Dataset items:

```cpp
struct Lists {
  unsigned long long gen_pack;
  __device__ __forceinline__ static int* words() { return reinterpret_cast<int*>(sm.pol); }
  __device__ __forceinline__ int gpack_at(int i) const {
    __builtin_amdgcn_fence(__ATOMIC_RELEASE, "workgroup");
    return tail_u16(gen_pack, i);
  }
  __device__ __forceinline__ void gpack_put(int, int) const {}
  __device__ __forceinline__ void opack_put(int, int) const {}
  __device__ __forceinline__ int cls(int t) const { return (sm.type_info[t] >> 12) & 3; }
  __device__ __forceinline__ double out(int t) const { return sm.type_out[t]; }
  __device__ __forceinline__ void year_end(int yi, int ngen, int noff) const { words()[yi] = ngen; words()[EG_YEARS + yi] = noff; }
  __device__ __forceinline__ void finish(int run_pos, int def_pos, int act_pos, int ngen, int noff, unsigned long long bytes) const {
    int* w = words();
    w[52] = run_pos; w[53] = def_pos; w[54] = act_pos; w[55] = ngen; w[56] = noff;
    *reinterpret_cast<unsigned long long*>(w + 58) = bytes;
  }
};
static_assert(snap::kPolRow * 8 >= 60 * 4, "the script's lengths fit the policy row block");

constexpr int kEnt = 8;
// ... 191 lines not shown
  if (stats != nullptr) {
    __builtin_amdgcn_fence(__ATOMIC_RELEASE, "workgroup");
    __builtin_amdgcn_fence(__ATOMIC_ACQUIRE, "workgroup");
    wave_sync();
    StatsParams P;
    load_stats_params(S, P);
    episode_update_stats(O, S, P, e, lane, stats, 1ull, emap.stats_rep ? (int)(blockIdx.x % (uint32_t)kStatsReplicas) : -1);
  }
  EG_SS(6);
#ifdef EG_SOLO_STAMPS
  if (lane == 0) {
    unsigned long long* dbg = (unsigned long long*)(O.act_log(e) + EG_ACT_CAP - 256);
    for (int i = 0; i < 8; ++i) dbg[i] = cs[i];
#ifdef EG_STAMPS
    for (int i = 0; i < 3; ++i) { dbg[8 + i] = sm.hdbg[0][i]; dbg[11 + i] = sm.hdbg[1][i]; }
    dbg[14] = sm.hdbg[1][3];
    dbg[15] = sm.hdbg[0][3];
#endif
  }
#endif
  if (lane == 0) emap.solo[blockIdx.x] = emap.solo_seq;
}

__global__ void __launch_bounds__(kWave, EG_HEAVY_WAVES) k_replay_solo(DevTables T, DevSnapshot S_in, DevOut O, unsigned long long first_index, uint32_t n_episodes,
                                                                       const uint8_t* __restrict__ replay_mask, uint32_t replay_period, long long* stats,
                                                                       EpisodeMap emap) {
  replay_solo_episode<false>(T, S_in, O, first_index, n_episodes, replay_mask, replay_period, stats, emap);
}
__global__ void __launch_bounds__(kWave, EG_HEAVY_WAVES) k_replay_lazy(DevTables T, DevSnapshot S_in, DevOut O, unsigned long long first_index, uint32_t n_episodes,
                                                                       const uint8_t* __restrict__ replay_mask, uint32_t replay_period, long long* stats,
                                                                       EpisodeMap emap) {
  replay_solo_episode<true>(T, S_in, O, first_index, n_episodes, replay_mask, replay_period, stats, emap);
}
```

eirgrid_amd/csrc/eg_rollout.hip:

```cpp
#include <hip/hip_runtime.h>
#include <cstddef>
#include <hip/hip_ext.h>

#include "eg_internal.h"

#define EG_DETPOW_QUAL __device__ __forceinline__
#include "eg_detpow.h"
#define EG_RM __device__ __forceinline__
#include "eg_reduced_math.h"

namespace eg {
namespace {

constexpr int kWave = 64;
constexpr int kD2Max = 144, kD2Stride = 146;
constexpr int kCmdYear = 1 << 30;
constexpr int kHelperWaves = 1;
constexpr int kSpinCap = 1 << 20;
constexpr int kSearchLost = -2;
constexpr double kMinWeight = 0.0001;
constexpr double kMaxWeight = 0.999;
constexpr double kMaxCost = 50000000000.0;
constexpr int kBattery = 12, kPeaker = 8;
constexpr int kNothing = 60, kFirstOffset = 45, kFirstOther = 57;
// ... 1584 lines not shown

#include "eg_update_kernels.h"
#endif
}

int launch_rollout_throughput(int kind, const DevTables& t, const DevSnapshot& s, const DevOut& o, uint64_t seed, uint64_t first_index, uint32_t n,
                              const uint8_t* d_replay_mask, uint32_t replay_period, long long* d_stats, uint32_t count, uint32_t mode,
                              const uint32_t* index, uint32_t off, uint32_t period, const unsigned long long* hoist, unsigned long long hoist_seq,
                              uint32_t stats_rep, uint32_t same_index, unsigned long long* solo, unsigned long long solo_seq, void* stream, void* ev0, void* ev1);
#ifdef EG_TU_THROUGHPUT
int launch_rollout_throughput(int kind, const DevTables& t, const DevSnapshot& s, const DevOut& o, uint64_t seed, uint64_t first_index, uint32_t n,
                              const uint8_t* d_replay_mask, uint32_t replay_period, long long* d_stats, uint32_t count, uint32_t mode,
                              const uint32_t* index, uint32_t off, uint32_t period, const unsigned long long* hoist, unsigned long long hoist_seq,
                              uint32_t stats_rep, uint32_t same_index, unsigned long long* solo, unsigned long long solo_seq, void* stream, void* ev0, void* ev1) {
  EpisodeMap map{};
  map.count = count; map.mode = mode; map.index = index; map.off = off; map.period = period; map.hoist = hoist; map.hoist_seq = hoist_seq; map.stats_rep = stats_rep; map.same_index = same_index;
  map.solo = solo; map.solo_seq = solo_seq;
#define EG_LAUNCH_TP(kKind) hipExtLaunchKernelGGL((k_rollout<0, kKind>), dim3(map.count), dim3(kWave), 0, (hipStream_t)stream, (hipEvent_t)ev0, (hipEvent_t)ev1, 0, \
                                                  t, s, o, (unsigned long long)seed, (unsigned long long)first_index, n, d_replay_mask, replay_period, d_stats, map)
  if (kind == kReplayLong) {
    if (solo_seq != 0ull && t.solo_tiles != 0u && t.solo_lazy != 0u)
      hipLaunchKernelGGL(k_replay_lazy, dim3(map.count), dim3(kWave), 0, (hipStream_t)stream, t, s, o, (unsigned long long)first_index, n, d_replay_mask, replay_period,
                         d_stats, map);
    else if (solo_seq != 0ull)
      hipLaunchKernelGGL(k_replay_solo, dim3(map.count), dim3(kWave), 0, (hipStream_t)stream, t, s, o, (unsigned long long)first_index, n, d_replay_mask, replay_period,
                         d_stats, map);
    EG_LAUNCH_TP(kReplayLong);
  }
  else if (kind == kReplayShort) EG_LAUNCH_TP(kReplayShort);
  else EG_LAUNCH_TP(kLean);
#undef EG_LAUNCH_TP
  return (int)hipGetLastError();
}
#else
namespace {
template <int kKind>
void launch_variant(bool helper_waves, const DevTables& t, const DevSnapshot& s, const DevOut& o, uint64_t seed, uint64_t first_index, uint32_t n,
                    const uint8_t* d_replay_mask, uint32_t replay_period, long long* d_stats, const EpisodeMap& map, void* stream, void* ev0, void* ev1) {
  if (helper_waves)
    hipExtLaunchKernelGGL((k_rollout<kHelperWaves, kKind>), dim3(map.count), dim3(kWave * (1 + kHelperWaves)), 0, (hipStream_t)stream,
                          (hipEvent_t)ev0, (hipEvent_t)ev1, 0, t, s, o, (unsigned long long)seed, (unsigned long long)first_index, n,
                          d_replay_mask, replay_period, d_stats, map);
  else
    (void)launch_rollout_throughput(kKind, t, s, o, seed, first_index, n, d_replay_mask, replay_period, d_stats, map.count, map.mode, map.index, map.off, map.period,
                                    map.hoist, map.hoist_seq, map.stats_rep, map.same_index, map.solo, map.solo_seq, stream, ev0, ev1);
}
}

int launch_rollout(const DevTables& t, const DevSnapshot& s, const DevOut& o, uint64_t seed, uint64_t first_index,
                   uint32_t n, const uint8_t* d_replay_mask, uint32_t replay_period, long long* d_stats_packet, const RolloutPlan& p) {
  if (n == 0) return 0;
  const bool rep = d_stats_packet != nullptr && p.d_stats_rep != nullptr;
  long long* d_stats = rep ? p.d_stats_rep : d_stats_packet;
  if (p.plans) {
    EpisodeMap ms{}, ml{};
    ms.count = p.n_short; ms.mode = 1u; ms.index = p.d_index;
    ml.count = p.n_heavy - p.n_short; ml.mode = 1u; ml.index = p.d_index_long;
    ms.same_index = ml.same_index = p.same_index ? 1u : 0u;
    if (!p.helper_waves && p.solo_seq != 0ull) { ml.solo = p.d_solo; ml.solo_seq = p.solo_seq; }
    if (ms.count > 0) launch_variant<kReplayShort>(p.helper_waves, t, s, o, seed, first_index, n, d_replay_mask, replay_period, d_stats, ms, p.stream_heavy, p.ev[0],
                                                   ml.count > 0 ? nullptr : p.ev[1]);
    else (void)hipEventRecord((hipEvent_t)p.ev[0], (hipStream_t)p.stream_heavy);
    if (ml.count > 0) launch_variant<kReplayLong>(p.helper_waves, t, s, o, seed, first_index, n, d_replay_mask, replay_period, d_stats, ml, p.stream_heavy, nullptr, p.ev[1]);
    return (int)hipGetLastError();
  }
  if (p.n_heavy > 0) {
// ... 261 lines not shown
```

include/eirgrid_hip.h:

```cpp
#ifndef EIRGRID_HIP_H
#define EIRGRID_HIP_H

#include <stdint.h>

#ifdef __cplusplus
extern "C" {
#endif

#define EG_YEARS 26
#define EG_N_ACTIONS 61
#define EG_N_DEFICIT 15
#define EG_N_COUNTS 21
#define EG_N_TYPES 15
#define EG_GRID 51
#define EG_CELLS (EG_GRID * EG_GRID)
#define EG_YEARLY_FIELDS 21

#define EG_MAX_GENS 4096
#define EG_MAX_OFFSETS 4096
#define EG_RUN_CAP 4096
#define EG_DEF_CAP 4096
#define EG_ACT_CAP 4096
#define EG_ONCHIP_GENS 512

// ... 254 lines not shown
int32_t eg_group_fetch_best_result(eg_group *, eg_episode_out *out, int32_t *state, int64_t *global_index);
int32_t eg_group_top_k_track(eg_group *, int32_t k, int32_t mode);
int32_t eg_group_fetch_top_k(eg_group *, eg_episode_out *out, int32_t *n_held, double *scores, int64_t *global_index);

int32_t eg_debug_fill_lds(eg_ctx *, uint32_t value);
#define EG_DEBUG_LIST_LEN 8
#define EG_DEBUG_FOLD_BEST_RESULT 1
#define EG_DEBUG_FOLD_TOP_K 2
#define EG_DEBUG_REFINE_ENTRY_BYTES 112
int32_t eg_debug_load_batch(eg_ctx *, const double *metrics , const int32_t *status , const int32_t *n_act ,
                            const uint8_t *act_log , const double *score_list , uint32_t n,
                            uint64_t first_index);
int32_t eg_debug_fold_last_batch(eg_ctx *, int32_t what, int32_t use_score_list);
int32_t eg_debug_pick_best(eg_ctx *, void *candidate );
int32_t eg_debug_refine_pick(eg_ctx *, int32_t mode , void *entry , uint8_t *base_block );
int32_t eg_debug_refine_pick_many(eg_ctx *, int32_t mode, const uint32_t *seg_first, const uint32_t *seg_count, int32_t n_segs,
                                  void *entries , uint8_t *base_blocks );
#define EG_DEBUG_BREED_CANARY 0xC5
#define EG_DEBUG_BREED_TAG_MUL 0x9E3779B97F4A7C15ull
#define EG_DEBUG_TURNOVER_BREED 1
#define EG_DEBUG_TURNOVER_EXPLORE 2
#define EG_DEBUG_PARETO_ENTRY_BYTES 56
#define EG_DEBUG_PARETO_STATE_BYTES (32 + EG_PARETO_MAX * EG_DEBUG_PARETO_ENTRY_BYTES)
#define EG_DEBUG_BREED_HEADER_BYTES 32
#define EG_DEBUG_BREED_ROW_BYTES 288
#define EG_DEBUG_BREED_READBACK_BYTES (EG_DEBUG_BREED_HEADER_BYTES + EG_PARETO_MAX * EG_DEBUG_BREED_ROW_BYTES)
#define EG_DEBUG_BREED_BLOCK_OFFSETS 416
int32_t eg_debug_breed_begin(eg_ctx *, int32_t cap, int32_t objectives, int32_t mode);
int32_t eg_debug_breed_chunk(eg_ctx *, const double *metrics , const int32_t *status , uint32_t n, uint64_t first_index);
int32_t eg_debug_breed_turnover(eg_ctx *, int32_t kind, int32_t next, int64_t m_first);
int32_t eg_debug_breed_fetch(eg_ctx *, void *state , uint8_t *blocks ,
                             uint8_t *array0 , uint8_t *array1 ,
                             uint8_t *readback , void *counters , uint64_t *tags );
int32_t eg_debug_occupy(eg_ctx *, int32_t variant, uint64_t cycles);

int32_t eg_place(eg_ctx *, int32_t gen_type, int32_t year_index, const uint16_t *extra_cells, int32_t n_extra ,
                 int32_t *out_cell, double *out_score);

int32_t eg_find_suitable_location(eg_ctx *, int32_t year_index, int32_t gen_type, const double *gen_x, const double *gen_y,
                                  int32_t n_generators, float size_penalty, double *out_x, double *out_y, int32_t *found,
                                  double *out_score );

typedef struct eg_host_tables eg_host_tables;
eg_host_tables *eg_host_tables_create(const eg_world *world);
void eg_host_tables_free(eg_host_tables *);
int32_t eg_host_tables_f64(const eg_host_tables *, const char *name, const double **ptr, int64_t *len);
int32_t eg_host_tables_i32(const eg_host_tables *, const char *name, const int32_t **ptr, int64_t *len);

eg_policy *eg_policy_new(void);
void eg_policy_free(eg_policy *);
int32_t eg_policy_snapshot_view(const eg_policy *, eg_policy_snapshot *out);
int32_t eg_policy_get_tables(const eg_policy *, double *w, double *dw, double *cw);
int32_t eg_policy_set_tables(eg_policy *, const double *w, const double *dw, const double *cw);
double eg_policy_get_scalar(const eg_policy *, int32_t which);
int32_t eg_policy_set_scalar(eg_policy *, int32_t which, double v);
int32_t eg_policy_get_list(const eg_policy *, int32_t which, int32_t year_index, uint8_t *out, int32_t cap);
int32_t eg_policy_apply_episode(eg_policy *, const double metrics[4], const int32_t *n_run, const uint8_t *run_log,
                                const int32_t *n_def, const uint8_t *def_log, uint64_t noise_seed);
int32_t eg_policy_apply_reduced(eg_policy *, const int64_t *stats, const double cand_metrics[4], const int32_t *cand_n_run,
                                const uint8_t *cand_run_log, const int32_t *cand_n_def, const uint8_t *cand_def_log,
                                uint64_t noise_seed);
int32_t eg_policy_apply_packet(eg_policy *, const int64_t *stats, const void *candidates, int32_t n_candidates,
                               uint64_t noise_seed);
int32_t eg_train_step(eg_ctx *, eg_policy *, const eg_opts *opts, uint64_t seed, uint64_t first_episode_index,
                      uint32_t n_episodes, const uint8_t *replay_mask , uint64_t noise_seed);
int32_t eg_policy_push(eg_ctx *, const eg_policy *, const eg_opts *opts);
// ... 25 lines not shown
```

Measured before the change: 9.583 million.

## Compact near generators into LDS rows and fold tile factors in pairs

```diff
diff --git a/eirgrid_amd/_native.py b/eirgrid_amd/_native.py
--- a/eirgrid_amd/_native.py
+++ b/eirgrid_amd/_native.py
@@ -179,7 +179,7 @@
     "eg_group_top_k_track", "eg_group_fetch_top_k", "eg_plans_validate", "eg_evaluate_plans", "eg_plans_load", "eg_plans_free",
     "eg_plan_edits_validate", "eg_evaluate_plan_edits", "eg_debug_fetch_plan_block", "eg_plans_save", "eg_refine_validate", "eg_refine_plan",
     "eg_refine_plans_validate", "eg_refine_plans", "eg_debug_refine_pick_many",
-    "eg_debug_breed_begin", "eg_debug_breed_chunk", "eg_debug_breed_turnover", "eg_debug_breed_fetch",
+    "eg_debug_breed_begin", "eg_debug_breed_chunk", "eg_debug_breed_turnover", "eg_debug_breed_fetch", "eg_debug_tiles_refresh",
     "eg_plan_moves_validate", "eg_evaluate_plan_moves", "eg_refine_plans_moves_validate", "eg_refine_plans_moves",
     "eg_plan_crosses_validate", "eg_evaluate_plan_crosses", "eg_plan_rewrites_validate", "eg_evaluate_plan_rewrites",
     "eg_breed_validate", "eg_breed_plans", "eg_explore_validate", "eg_explore_neighbourhood", "eg_explore_plans",
@@ -415,6 +415,9 @@
         L.eg_debug_breed_turnover.argtypes = [C.c_void_p, C.c_int32, C.c_int32, C.c_int64]
         L.eg_debug_breed_fetch.restype = C.c_int32
         L.eg_debug_breed_fetch.argtypes = [C.c_void_p, C.c_void_p, _u8p, _u8p, _u8p, _u8p, C.c_void_p, _u64p]
+    if hasattr(L, "eg_debug_tiles_refresh") or not os.environ.get("EIRGRID_LIB"):
+        L.eg_debug_tiles_refresh.restype = C.c_int32
+        L.eg_debug_tiles_refresh.argtypes = [C.c_void_p, _u16p, C.c_int32, C.c_int32, C.c_int32, C.c_int32, _dp, _i32p]
     L.eg_plans_load.restype = C.POINTER(EgPlanSet)
     L.eg_plans_load.argtypes = [C.c_char_p]
     L.eg_plans_free.argtypes = [C.POINTER(EgPlanSet)]
diff --git a/eirgrid_amd/csrc/eg_api.cpp b/eirgrid_amd/csrc/eg_api.cpp
--- a/eirgrid_amd/csrc/eg_api.cpp
+++ b/eirgrid_amd/csrc/eg_api.cpp
@@ -37,7 +37,7 @@
   int coop_force = 0;
   bool solo_on = true;
   uint32_t solo_tiles = 1u;
-  uint32_t solo_lazy = 384u;
+  uint32_t solo_lazy = 512u;
 };
 Options read_options() {
   Options o;
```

* Work item: Check each line of the entries for the word "kReplayShort". State how many lines hold it, and write nothing else.

* Output below: 2